In the East, only Florida & Greenville have secured first round appearances (however all that's gonna go). Just 3 points separate Indy, Orlando, South Carolina & Jacksonville; so this last week of the ir-regular season will count for each & all of them. 

Glancing at the League Attendance Report, 3 of the top 6 ticket sellers are in The Sunshine State while Wheeling occupies its tradional spot in bringing up the rear.


----------



## Atlantian

Indy can clinch a spot tonight (6/1) is SC loses in regulation


----------



## JDogindy

Atlantian said:


> Indy can clinch a spot tonight (6/1) is SC loses in regulation




With a 5-1 win over Kansas City, that'll do it. They're in the playoffs!


----------



## JMCx4

> *ALL-ECHL FIRST AND SECOND TEAMS ANNOUNCED*
> 
> 16 hours ago (June 3, 2021)
> 
> The ECHL on Thursday announced its All-ECHL First and Second Teams for 2020-21 as determined in a vote of ECHL coaches, broadcasters, media relations directors and media, who were asked to select a goaltender, two defensemen and three forwards.
> 
> *2020-21 All-ECHL First Team*
> G – Jake Hildebrand, Florida Everblades (39 gp, 23-10-4, 2.41 GAA, .924 save pct.)
> D – Samuel Jardine, Greenville Swamp Rabbits (65 gp, 3g, 40a, 43 pts.)
> D – Les Lancaster, Allen Americans (70 gp, 26g, 35a, 61 pts.)
> F – Anthony Beauregard, Wichita Thunder (62 gp, 22g, 49a, 71 pts.)
> F – Aaron Luchuk, Orlando Solar Bears (69 gp, 27g, 46a, 73 pts.)
> F – John McCarron, Florida Everblades (65 gp, 30g, 37a, 67 pts.) ...
> 
> *2020-21 All-ECHL Second Team*
> G – Evan Buitenhuis, Wichita Thunder (27 gp, 16-6-4, 2.29 GAA, .931 save pct.)
> D – Matt Register, Allen Americans (64 gp, 5g, 46a, 51 pts.)
> D – Dean Stewart, Wichita Thunder (52 gp, 6g, 29a, 35 pts.)
> F – Tyler Coulter, Rapid City Rush (66 gp, 23g, 37a, 60 pts.)
> F – Peter Quenneville, Rapid City Rush (66 gp, 27g, 40a, 67 pts.)
> F – Cole Ully, South Carolina Stingrays (54 gp, 22g, 36a, 58 pts.) ...
> 
> 
> *Read more including All-Star Profiles at: *All-ECHL First and Second Teams announced


----------



## JMCx4

Ladies & gentlemen: "The New Kids On The Ice" ...  

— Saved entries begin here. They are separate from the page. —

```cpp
extern "C" const char* mpcr_last_error(void) { return g_err.c_str(); }
extern "C" int mpcr_abi_version(void) { return MPCR_ABI_VERSION; }
// ... 847 lines not shown
        double ctr[3], cr[3];
        dir(0.5 * (u0 + u1), 0.5 * (v0 + v1), ctr);
        double rad = 0.0;
        for (double u : {u0, u1})
          for (double v : {v0, v1}) {
            dir(u, v, cr);
            const double cd = ctr[0] * cr[0] + ctr[1] * cr[1] + ctr[2] * cr[2];
            rad = std::max(rad, std::acos(std::min(1.0, cd)));
          }
        const double cth = std::cos(thr0 + rad);
        const int start = (int)cface.size();
        for (int f = fa; f < fa + fnum; f++) {
          const double* fp = h.face_plane[f];
          const double fn = std::sqrt(fp[0] * fp[0] + fp[1] * fp[1] + fp[2] * fp[2]);
          if (fn > 0 && (fp[0] * ctr[0] + fp[1] * ctr[1] + fp[2] * ctr[2]) / fn >= cth) cface.push_back(f);
        }
        ccell.push_back(make_int2(start, (int)cface.size() - start));
      }
    }
    if (cface.empty()) cface.push_back(0);
    if (ccell.empty()) ccell.push_back(make_int2(0, 0));
    if (hipMalloc(&e->d_cone_cell, sizeof(int2) * ccell.size()) != hipSuccess ||
        hipMalloc(&e->d_cone_face, sizeof(int) * cface.size()) != hipSuccess ||
        hipMemcpy(e->d_cone_cell, ccell.data(), sizeof(int2) * ccell.size(), hipMemcpyHostToDevice) != hipSuccess ||
        hipMemcpy(e->d_cone_face, cface.data(), sizeof(int) * cface.size(), hipMemcpyHostToDevice) != hipSuccess) {
      mpcr_engine_free(e);
      return fail(MPCR_ENOMEM, "cone table upload failed");
    }
    e->dev.cone_cell = as_gmem(e->d_cone_cell);
    e->dev.cone_face = as_gmem(e->d_cone_face);
  }
  const int nc = e->host.nctrl;
  const size_t in_cols = (size_t)nc * (horizon > nbasis ? horizon : nbasis);
  if (hipMalloc(&e->d_model, sizeof(DevModel)) != hipSuccess ||
      hipMalloc(&e->d_pdot, sizeof(float) * horizon * nbasis) != hipSuccess ||
      hipMalloc(&e->d_in, sizeof(float) * max_n * in_cols) != hipSuccess ||
      hipMalloc(&e->d_cost, sizeof(float) * max_n * 4) != hipSuccess ||
      hipMalloc(&e->d_theta, sizeof(float) * max_n * nc * horizon) != hipSuccess ||
      hipMalloc(&e->d_thetadot, sizeof(float) * max_n * nc * horizon) != hipSuccess ||
      hipMalloc(&e->d_key, sizeof(unsigned long long)) != hipSuccess ||
      hipMalloc(&e->d_status, sizeof(int) * max_n) != hipSuccess ||
      hipMalloc(&e->d_idx, sizeof(int) * max_n) != hipSuccess ||
      hipMalloc(&e->d_slot_prev, sizeof(float) * ((size_t)max_n + 1) * (e->host.nslot > 0 ? e->host.nslot : 1)) !=
          hipSuccess ||
      hipMalloc(&e->d_jx, sizeof(float) * ((size_t)max_n + 1) *
                              (e->wide ? (SmemW::MAXEFC - SmemW::JL + 1) * SmemW::LDJ
                                       : (SmemN::MAXEFC - SmemN::JL + 1) * SmemN::LDJ)) !=
          hipSuccess ||
      hipMalloc(&e->d_hints, sizeof(short) * 2 * (size_t)max_n * (e->wide ? SmemW::NHINT : 1)) != hipSuccess ||
      hipMalloc(&e->d_pace, sizeof(unsigned) * MPCR_PACE_SLOTS) != hipSuccess ||
      hipMalloc(&e->d_mslab, sizeof(float) * ((size_t)max_n + 1) * (e->wide ? SmemW::NVW * SmemW::LD : 1)) !=
          hipSuccess ||
      hipMalloc(&e->d_td, sizeof(float) * ((size_t)max_n + 1) * (size_t)(e->host.nctrl > 0 ? e->host.nctrl : 1) *
                              (size_t)horizon) != hipSuccess) {
    mpcr_engine_free(e);
    return fail(MPCR_ENOMEM, "device allocation failed");
  }
  if (hipMemcpy(e->d_model, &e->dev, sizeof(DevModel), hipMemcpyHostToDevice) != hipSuccess ||
      hipMemcpy(e->d_pdot, pdot, sizeof(float) * horizon * nbasis, hipMemcpyHostToDevice) != hipSuccess ||
      hipMemset(e->d_hints, 0xff, sizeof(short) * 2 * (size_t)max_n * (e->wide ? SmemW::NHINT : 1)) !=
          hipSuccess ||
      hipMemset(e->d_pace, 0xff, sizeof(unsigned) * MPCR_PACE_SLOTS) != hipSuccess) {
    mpcr_engine_free(e);
    return fail(MPCR_EHIP, "model upload failed");
  }
  if (e->wide) {
    e->seg_steps = env_int_or("MPCR_SEG_STEPS", MPCR_SEG_STEPS_DEFAULT);
    e->seg_groups = std::max(1, std::min(MPCR_SEG_MAXG, env_int_or("MPCR_SEG_GROUPS", MPCR_SEG_GROUPS_DEFAULT)));
    if (e->seg_steps > 0 && e->seg_steps < horizon) {
      int occ[6] = {0, 0, 0, 0, 0, 0}, ncu = 0;
      if (rollout_occupancy(occ) == hipSuccess &&
          hipDeviceGetAttribute(&ncu, hipDeviceAttributeMultiprocessorCount, device) == hipSuccess)
        e->seg_min_n = occ[3] * ncu;
      bool ok = hipMalloc(&e->d_seg, sizeof(float) * (size_t)max_n * SEG_STRIDE) == hipSuccess;
      for (int g = 0; ok && e->seg_groups > 1 && g < e->seg_groups; g++)
        ok = hipStreamCreateWithFlags(&e->seg_stream[g], hipStreamNonBlocking) == hipSuccess;
      for (int g = 0; ok && e->seg_groups > 1 && g <= e->seg_groups; g++)
        ok = hipEventCreateWithFlags(&e->seg_event[g], hipEventDisableTiming) == hipSuccess;
      if (!ok) {
        mpcr_engine_free(e);
        return fail(MPCR_ENOMEM, "horizon-segment state allocation failed");
      }
    }
  }
  *out = e;
  return MPCR_OK;
}

extern "C" void mpcr_engine_free(mpcr_engine* e) {
// ... 798 lines not shown
```

manipulator_mujoco_amd/csrc/rollout.hip:

```cpp
#pragma once
#include "rollout.h"
#include "../../include/mpcr_model.h"

namespace mpcr {

#ifdef MPCR_PROFILE
#define PROF_DECL unsigned long long prof_acc[32] = {0}; unsigned long long prof_last = __builtin_amdgcn_s_memtime();
#define STAMP(i)                                              \
  do {                                                        \
    unsigned long long now_ = __builtin_amdgcn_s_memtime();   \
    prof_acc[i] += now_ - prof_last;                          \
    prof_last = now_;                                         \
  } while (0)
#define PROF_FLUSH                                                          \
  if (lane == 0 && args.prof)                                               \
    for (int i_ = 0; i_ < 32; i_++) atomicAdd(&args.prof[i_ + 32 * (threadIdx.x >> 6)], prof_acc[i_]);
#ifdef MPCR_PROFILE_COUNTS
#define PROF_COUNT(m, i)                                                                  \
  do {                                                                                    \
    if ((m)->prof && (int)__lane_id() == __builtin_ctzll(__ballot(1))) atomicAdd((m)->prof + (i), 1ull); \
  } while (0)
#else
#define PROF_COUNT(m, i)
#endif
#define PSTAMP_DECL unsigned long long pst_ = __builtin_amdgcn_s_memtime();
#define PSTAMP(m, i)                                                                       \
  do {                                                                                     \
    const unsigned long long now_ = __builtin_amdgcn_s_memtime();                          \
    if ((m)->prof && (int)__lane_id() == 0) atomicAdd((m)->prof + (i) + 32 * (threadIdx.x >> 6), now_ - pst_); \
    pst_ = now_;                                                                           \
  } while (0)
#else
#define PSTAMP_DECL
#define PSTAMP(m, i)
// ... 8 lines not shown
  if (ahead >= 3) __builtin_amdgcn_s_setprio(3); \
  else if (ahead == 2) __builtin_amdgcn_s_setprio(2); \
  else if (ahead == 1) __builtin_amdgcn_s_setprio(1); \
  else __builtin_amdgcn_s_setprio(0); \
  }

#ifndef MPCR_CB_SKIP
#define MPCR_CB_SKIP 1
#endif
#ifdef MPCR_STOP_AFTER
#define STOP_AT(k) \
  if (MPCR_STOP_AFTER == (k)) continue;
#else
#define STOP_AT(k)
#endif


#if defined(__HIP_DEVICE_COMPILE__)
#define ASSUME_GLOBAL(p) __builtin_assume(!__builtin_amdgcn_is_shared((const void*)(p)) && \
                                          !__builtin_amdgcn_is_private((const void*)(p)))
#define ASSUME_LDS(p) __builtin_assume(__builtin_amdgcn_is_shared((const void*)(p)))
#define ASSUME_PRIVATE(p) __builtin_assume(__builtin_amdgcn_is_private((const void*)(p)))
#else
#define ASSUME_GLOBAL(p)
#define ASSUME_LDS(p)
#define ASSUME_PRIVATE(p)
#endif
__device__ __forceinline__ const MPCR_GMEM DevModel* uniform_model(const DevModel* p) {
  const unsigned long long a = reinterpret_cast<unsigned long long>(p);
  const unsigned lo = __builtin_amdgcn_readfirstlane((unsigned)a), hi = __builtin_amdgcn_readfirstlane((unsigned)(a >> 32));
  return reinterpret_cast<const MPCR_GMEM DevModel*>(((unsigned long long)hi << 32) | lo);
}
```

> *ECHL ANNOUNCES 2020-21 ALL-ROOKIE TEAM*
> 
> 02 Jun 2021
> 
> The ECHL on Wednesday announced its All-Rookie Team for 2020-21 as determined in a vote of ECHL coaches, broadcasters, media relations directors and media, who were asked to select a goaltender, two defensemen and three forwards.
> 
> A rookie is defined as a player who has played in less than 25 professional games at the “AA” level or higher prior to the start of the current season.
> 
> *2020-21 ECHL All-Rookie Team*
> G – Evan Weninger, Wichita Thunder (29 gp, 16-8-4, 2.65 GAA, .925 save pct.)
> D – Ben Finkelstein, Greenville Swamp Rabbits (33 gp, 11g, 21a, 32 pts.)
> D – Dean Stewart, Wichita Thunder (52 gp, 6g, 29a, 35 pts.)
> F – Matthew Boucher, Utah Grizzlies (56 gp, 23g, 26a, 49 pts.)
> F – Jay Dickman, Wichita Thunder (69 gp, 19g, 28a, 47 pts.)
> F – Joseph Garreffa, Orlando Solar Bears (56 gp, 12g, 28a, 40 pts.) ...
> 
> 
> *Read more including Rookie Accomplishments at:* ECHL announces 2020-21 All-Rookie Team


----------



## Atlantian

First playoff series dates announced: Greenville (2) vs Indy (3)


----------



## JMCx4

*2021 KELLY CUP PLAYOFFS BRACKET*




And the Best-of-5 Conference Semis schedules ...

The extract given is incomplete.